(Entries taken from a collection)
▼
constexpr uint32_t kKeyHot = 1u << 19;
constexpr uint32_t kPsGroups = 256;
constexpr int kKeyWaves = kHotSeg / kSubSeg;
constexpr int kKeyThreads = kKeyWaves * 64;
static_assert(kKeyWaves == kSubPerSeg, "one wave per compaction segment");
struct KeyShared {
    WConst wcs[256];
    uint16_t cnt[kKeyWaves][kHot];
    uint32_t s_np[kKeyWaves], s_bd[kKeyWaves], s_tm[kKeyWaves];
    uint32_t s_bmin, s_bmax;
    union {
        uint32_t hist0[2][256];
        uint32_t phist[kPartBins];
    };
};
template <int kPass, bool kDense, bool kNT = false, bool kPk = false>
__device__ __forceinline__ void hot_key(KeyShared &sh, const ClusterState &st, const BatchScratch &sc, const ReqIn in,
                                        int64_t ts_base, uint32_t n, uint64_t *__restrict__ out, int dbg,
                                        int d0, uint32_t *__restrict__ hist, uint32_t ntiles) {
    const int64_t *__restrict__ flow_id = in.flow;
    const int32_t *__restrict__ acquire = in.acq;
    const uint8_t *__restrict__ prio = in.prio;
    const uint32_t *__restrict__ ts_off = in.ts;
    const uint32_t *__restrict__ pk = in.pk;
    WConst *wcs = sh.wcs;
    const int pl = d0 < 0 ? -d0 : 0;
    if (pl) d0 = 0;
    const uint32_t dmask = (1u << d0) - 1u;
    auto &cnt = sh.cnt;
    uint32_t *s_np = sh.s_np, *s_bd = sh.s_bd;
    const uint32_t flags0 = sc.counters[CTL_FLAGS];
    if (kPass == 0 && (flags0 & kFlagState)) return;
    if (kPass == 1 && !(flags0 & (kFlagRerun | kFlagState))) return;
    const uint32_t nhot = kPass == 0 ? hot_count(sc) : 0u;
    const int lane = threadIdx.x & 63, wave = threadIdx.x >> 6;
    const uint64_t lt = lanemask_lt64(lane);
    if (kDense)
        for (int k = threadIdx.x; k < 256; k += kKeyThreads) wcs[k] = sc.wconst[k];
    for (int k = threadIdx.x; k < (pl ? kPartBins : 2 * 256); k += kKeyThreads) sh.phist[k] = 0;
    if (nhot) {
        uint4 *cz = reinterpret_cast<uint4 *>(&cnt[0][0]);
        for (int k = threadIdx.x; k < (int)(sizeof(cnt) / 16); k += kKeyThreads) cz[k] = make_uint4(0, 0, 0, 0);
    }
    if (threadIdx.x == 0) {
        sh.s_bmin = 0xFFFFFFFFu;
        sh.s_bmax = 0u;
    }
    __syncthreads();
    const uint32_t seg = blockIdx.x;
    const uint32_t sub = seg * kKeyWaves + wave;
    const uint32_t ubase = sub * kSubSeg;
    const bool active = ubase < n;
    uint16_t *c = cnt[wave];
    const uint32_t Wh = nhot ? sc.hot_ctl[2] : 1u;
    const uint32_t r0h = (uint32_t)(ts_base % (int64_t)Wh);
    const double invh = 1.0 / (double)Wh;
    const uint32_t Wc = (kDense && sc.hot_ctl[0]) ? sc.hot_ctl[2] : 1u;
    const uint32_t r0c = (uint32_t)(ts_base % (int64_t)Wc);
    const double invc = 1.0 / (double)Wc;
    uint32_t wflags = 0, nc = 0, np = 0, bdmax = 0, tmax_l = 0;
    const uint32_t send = min(n, ubase + (uint32_t)kSubSeg);
    uint32_t hc[kSubRounds];
#pragma unroll
    for (int r = 0; r < kSubRounds; ++r) hc[r] = kNoCode;
    if (active) {
        uint32_t ptso = ubase > 0 ? (kPk ? pk[3 * (size_t)(ubase - 1) + 1] : ts_off[ubase - 1]) : 0u;
        uint32_t pbd = (nhot && ubase > 0) ? min(bucket_delta(ptso, Wh, r0h, invh), (uint32_t)kHotBuckets - 1) : 0u;
        const bool use_prio = kPk || prio != nullptr;
        constexpr int nchunks = kSubRounds / kH1Chunk;
        struct Buf {
            int64_t f[kH1Chunk];
            int32_t a[kH1Chunk];
            uint32_t t[kH1Chunk], p[kH1Chunk], d[kH1Chunk], m[kH1Chunk];
            HashEntry e[kH1Chunk];
        };
        Buf B0, B1, B2;
        const uint8_t *pr_src = kPk ? nullptr : (use_prio ? prio : reinterpret_cast<const uint8_t *>(acquire));
        auto load = [&](int ch, Buf &B) {
#pragma unroll
            for (int u = 0; u < kH1Chunk; ++u) {
                const uint32_t i = min(ubase + (uint32_t)(ch * kH1Chunk + u) * 64 + lane, n - 1);
                if (kPk) {
                    const uint32_t *r = pk + 3 * (size_t)i;
                    uint32_t w0, w1, w2;
                    if (kNT) {
                        w0 = __builtin_nontemporal_load(r);
                        w1 = __builtin_nontemporal_load(r + 1);
                        w2 = __builtin_nontemporal_load(r + 2);
                    } else {
                        w0 = r[0];
                        w1 = r[1];
                        w2 = r[2];
// ... 127 lines not shown
                    ptso = lane_u32(B.t[u], 63);
                    if (valid && q >= (uint32_t)kHotBuckets) wflags |= kFlagBucket;
                    const uint32_t bdh = min(q, (uint32_t)kHotBuckets - 1);
                    if (valid) bdmax = max(bdmax, bdh);
                    if (i == 0) sc.counters[CTL_BDLO] = bdh;
                    const uint32_t pbk = wave_shr1(bdh, pbd);
                    if (valid && hp && bdh > pbk) {
                        for (uint32_t qq = pbk + 1; qq <= bdh; ++qq) sc.hbnd[qq] = i;
                        if (i & (uint32_t)(kHotSeg - 1)) {
                            atomicMin(&sh.s_bmin, pbk + 1);
                            atomicMax(&sh.s_bmax, bdh);
                        }
                    }
                    pbd = lane_u32(bdh, 63);
                    if (valid) hc[ch * kH1Chunk + u] = (kind == 2 ? (kKeyHot | hid | (p << 12)) : 0u) | (bdh << 13);
                }
                const bool emit = kind == 1;
                const uint64_t em = __ballot(emit);
                if (emit) {
                    if (kNT)
                        __builtin_nontemporal_store(el_pack(slot, bd6, p, a7, i),
                                                    &sc.el_tile[(size_t)ubase + nc + (uint32_t)__popcll(em & lt)]);
                    else
                        sc.el_tile[(size_t)ubase + nc + (uint32_t)__popcll(em & lt)] = el_pack(slot, bd6, p, a7, i);
                    if (d0) atomicAdd(&sh.hist0[wave >> 2][slot & dmask], 1u);
                    if (pl) atomicAdd(&sh.phist[slot >> pl], 1u);
                }
                nc += (uint32_t)__popcll(em);
            }
        };
        load(0, B0);
        lookup(B0);
        load(1, B1);
#pragma unroll
        for (int ch = 0; ch < nchunks; ch += 3) {
            lookup(B1);
            load(ch + 2, B2);
            process(B0, ch);
            if (ch + 1 >= nchunks) break;
            lookup(B2);
            load(ch + 3, B0);
            process(B1, ch + 1);
            if (ch + 2 >= nchunks) break;
            lookup(B0);
            load(ch + 4, B1);
            process(B2, ch + 2);
        }
        if (nhot && !(dbg & 4)) {
#pragma unroll
            for (int r = 0; r < kSubRounds; ++r) {
                const uint32_t i = ubase + (uint32_t)r * 64 + lane;
                const uint32_t kv = hc[r];
                const bool hot = i < send && (kv & kKeyHot);
                const uint32_t hid = kv & 0xFFFu, p = (kv >> 12) & 1u, bdh = (kv >> 13) & 63u;
                uint32_t r_in = 0;
                if (hot) r_in = rank_hot(reinterpret_cast<uint32_t *>(c), hid);
                np += (uint32_t)__popcll(__ballot(hot && p));
                hc[r] = hot ? ((p << 31) | hid | (r_in << 12) | (bdh << 25)) : kNoCode;
            }
        }
    }
    if (wflags) atomicOr(&sc.counters[CTL_FLAGS], wflags);
    if (nhot) {
bdmax = wave_max_u32(bdmax);
        if (lane == 0) {
            s_np[wave] = np;
            s_bd[wave] = bdmax;
        }
        __syncthreads();
        {
            uint32_t *cw = reinterpret_cast<uint32_t *>(&cnt[0][0]);
            uint32_t *row = reinterpret_cast<uint32_t *>(sc.hcnt + (size_t)seg * kHot);
            for (uint32_t k = threadIdx.x; k < (nhot + 1) / 2; k += kKeyThreads) {
                uint32_t run = 0;
#pragma unroll
                for (int w = 0; w < kKeyWaves; ++w) {
                    const uint32_t v = cw[w * (kHot / 2) + k];
                    cw[w * (kHot / 2) + k] = run;
                    run += v;
                }
                row[k] = run;
            }
        }
        if (threadIdx.x == 0) {
            uint32_t a = 0, m = 0;
            for (int w = 0; w < kKeyWaves; ++w) {
                a += s_np[w];
                m = max(m, s_bd[w]);
            }
            sc.seg_stat[kSegStat * seg] = a;
            sc.seg_stat[kSegStat * seg + 1] = m;
        }
        __syncthreads();
        if (active) {
            uint32_t npc = 0;
            for (int w = 0; w < wave; ++w) npc += s_np[w];
            const uint32_t pgper = (((n + kHotSeg - 1) / kHotSeg) + kPsGroups - 1) / kPsGroups;
#pragma unroll
            for (int r = 0; r < kSubRounds; ++r) {
                const uint32_t i = ubase + (uint32_t)r * 64 + lane;
                const uint32_t cd = hc[r];
                const bool hot = i < send && cd != kNoCode;
                const uint32_t hid = cd & 0xFFFu;
                const uint32_t r_seg = hot ? ((cd >> 12) & 0x1FFFu) + c[hid] : 0u;
                const bool pr = hot && (cd >> 31);
                if (i < send) sc.hcode[i] = hot ? ((cd & ~(0x1FFFu << 12)) | (r_seg << 12)) : kNoCode;
                const uint64_t em = __ballot(pr);
                if (pr) {
                    sc.pel_tile[(size_t)seg * kHotSeg + npc + (uint32_t)__popcll(em & lt)] = el_pack(hid, r_seg >> 7, 1u, r_seg & 127u, i);
                    atomicAdd(&sc.prow[(size_t)(seg / pgper) * kHot + hid], 1u);
                }
                npc += (uint32_t)__popcll(em);
            }
        }
        __syncthreads();
        const uint32_t b0 = sh.s_bmin, b1 = sh.s_bmax;
        uint32_t *pc = reinterpret_cast<uint32_t *>(&cnt[0][0]);
        for (uint32_t b = b0; b <= b1; ++b) {
            for (uint32_t k = threadIdx.x; k < nhot; k += kKeyThreads) pc[k] = 0;
            __syncthreads();
#pragma unroll
            for (int r = 0; r < kSubRounds; ++r) {
                const uint32_t cd = hc[r];
                if (ubase + (uint32_t)r * 64 + lane < send && cd != kNoCode && ((cd >> 25) & 63u) < b)
                    atomicAdd(&pc[cd & 0xFFFu], 1u);
            }
            __syncthreads();
            for (uint32_t k = threadIdx.x; k < nhot; k += kKeyThreads) sc.hpre[(size_t)b * kHot + k] = (uint16_t)pc[k];
            if (threadIdx.x == 0) atomicAdd(&sc.counters[CTL_NPRE], 1u);
            __syncthreads();
        }
    }
    {
tmax_l = wave_max_u32(tmax_l);
        if (lane == 0) sh.s_tm[wave] = tmax_l;
        __syncthreads();
        if (threadIdx.x == 0) {
            uint32_t m = 0;
            for (int w = 0; w < kKeyWaves; ++w) m = max(m, sh.s_tm[w]);
            sc.seg_stat[kSegStat * seg + 2] = m;
        }
    }
    if (lane == 0) sc.tile_nc[sub] = active ? nc : 0u;
    if (pl) {
        __syncthreads();
        for (uint32_t k = threadIdx.x; k < (uint32_t)kPartBins; k += kKeyThreads)
            hist[(size_t)seg * kPartBins + k] = sh.phist[k];
    }
    if (d0) {
        __syncthreads();
        for (uint32_t k = threadIdx.x; k < (2u << d0); k += kKeyThreads) {
            const uint32_t t = k >> d0, d = k & dmask, tile = seg * 2 + t;
            if (tile < ntiles) hist[(size_t)d * ntiles + tile] = sh.hist0[t][d];
        }
    }
}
▲
◆ **PROBLEM TO WORK ON**:
Look above for the line with "if (kPass == 1" and the line with "if (kDense)". Write out those two lines and all the lines between them, exactly, and no others.

◆ **SOLUTION TO THE EXERCISE**:
    if (kPass == 1 && !(flags0 & (kFlagRerun | kFlagState))) return;
    const uint32_t nhot = kPass == 0 ? hot_count(sc) : 0u;
    const int lane = threadIdx.x & 63, wave = threadIdx.x >> 6;
    const uint64_t lt = lanemask_lt64(lane);
    if (kDense)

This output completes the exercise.